One of the "pessimistic" fathers of artificial intelligence: Who is Douglas Hofstadter?

Douglas Hofstadter is a prominent scientist. Someone to listen to what he has to say about artificial intelligence technology. Douglas Richard Hofstadter is an American scholar of cognitive science, physics, and ...

Progress is the best part of humanity's adventure. Unlike other animals, we change the order using our minds. We do not stand still as we evolve. We aim to reach places that are not suitable for the natural structure of our bodies and make them livable, to solve the secrets of diseases one by one and to remove them from being a problem, to extend our lives, and to shape the planet according to our pleasure. Each century brings innovations that most of the people of the previous century could not even dream of. We go forward; moreover, our pace of progress is constantly increasing.

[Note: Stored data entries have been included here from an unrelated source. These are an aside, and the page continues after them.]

# ethz-asl/multipoint

Measured on AMD Instinct MI355X. Metric: image-pairs/sec (detect+desc+match) @ 480x640, higher is better.
Workload: dtype f32

## Files before the change

multipoint_amd/csrc/conv_wino43.hip:

```cpp
#include "mp_common.h"
#include "mp_device.h"
#include "mp_tile.h"

#include <algorithm>
#include <type_traits>

MP_TIMING_TABLE(g_timing_q, 256 * 8, mp_debug_read_timing_wino43)
MP_TIMING_HEIGHT(g_timing_q_sel, 480, mp_debug_select_height_wino43)

namespace {

constexpr int NPIX = 18 * 34;
constexpr int UC4 = 4;
constexpr int VB4 = UC4 * 32 * 36;
constexpr int UB4 = UC4 * 64 * 36;
constexpr int NRB = (NPIX + 63) / 64;
constexpr int RB4 = NRB * 64 * 4;
constexpr int SW4 = 8 * 36 * 2;


template <int LEAD = 0>
__device__ __forceinline__ void dma16(const float* sbase, unsigned voff_bytes, unsigned lds_byte)
{
    lds_dma<4, LEAD, 0>(sbase, voff_bytes, lds_byte);
}
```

Douglas Richard Hofstadter (born February 15, 1945) is an American scholar of cognitive science, physics, and comparative literature whose research includes concepts such as the sense of self in relation to the external world, consciousness, analogy-making, artistic creation, literary translation, and discovery in mathematics and physics. His 1979 book Gödel, Escher, Bach: An Eternal Golden Braid won both the Pulitzer Prize for general nonfiction and a National Book Award (at that time called The American Book Award) for Science. His 2007 book I Am a Strange Loop won the Los Angeles Times Book Prize for Science and Technology.

The focus of this acceleration is now artificial intelligence. Artificial intelligence technology, which is in a bumpy adventure, has been on the agenda of the whole world since last year. I think it is not surprising that some of the giant names of the field are astonished.

Douglas Hofstadter is an important scientist whom I have followed closely and been influenced by. He studied mathematics first and then physics (following his Nobel Prize-winning father, Robert Hofstadter). He memorized the book “The Gödel Proof” when he was still a child. The cyclical method used by Kurt Gödel, the great genius who should have been the subject of movies with his tragic life, while proving that we cannot reach "everything true" with the proof technique at the heart of mathematics, turned Douglas's head, as it did to anyone who reads and understands. He's dedicated to solving the ultimate scientific puzzle, how some natural machines (that is, us humans) can get to the point where they call themselves "I". He describes his ideas on this subject in one of the most clever texts ever written, in his book translated as “Gödel, Escher, Bach: An Eternal Golden Braid”. The book received its well-deserved Pulitzer Prize in 1980.

To put it simply, Hofstadter is a very intelligent expert who has spent half a century trying to understand what intelligence and consciousness are and how they work, devoting all of his academic work to this.

That's what Hofstadter said last month that he was stunned and "appalled" at the pace of developments in artificial intelligence. Let me quote a few:

“Very soon, they may well be a lot smarter than us. And at that point, we'll be receding into the background, in a sense. We will hand over the flag to those who come after us.”

“If this had happened over a long period, like hundreds of years, it might not have been a problem. But it happens over a few years. It's like a wave coming in at unprecedented and unimagined speed.”

“I don't think it's interesting. I think it's terrible. I hate it. I think about it every day, every moment. And it bothers me in a way I haven't experienced in a long time."

Hofstadter, like Geoffrey Hinton (one of the inventors of artificial neural networks, who took a similar turn a few months ago), is someone to listen to on these issues. But just like Hinton, Hofstadter has failed to frighten me about the fate of humanity. Of course, it is striking that a "product" we have been working on for years suddenly exhibits superiorities that surprise us and that it turns out to be thousands of times more knowledgeable, quick, and agile even than people who are justifiably proud of their intelligence and knowledge like these people. But isn't that what we're aiming for when we're trying to build "artificial intelligence" (as it turns out)? Why should we be surprised that a brain that has devoured the entire internet is more knowledgeable about almost everything than any human being, that a system that has digested all written texts can write good poetry, that a computer that burns electricity as much as a city can do all this much faster than we do (after the initial shock has passed)? As engineers “Alas, this system works so well!” not by being sad, but by saying, “There are still these shortcomings and mistakes; How do we solve them?" We have to deal with thinking. There's still a lot of work to do.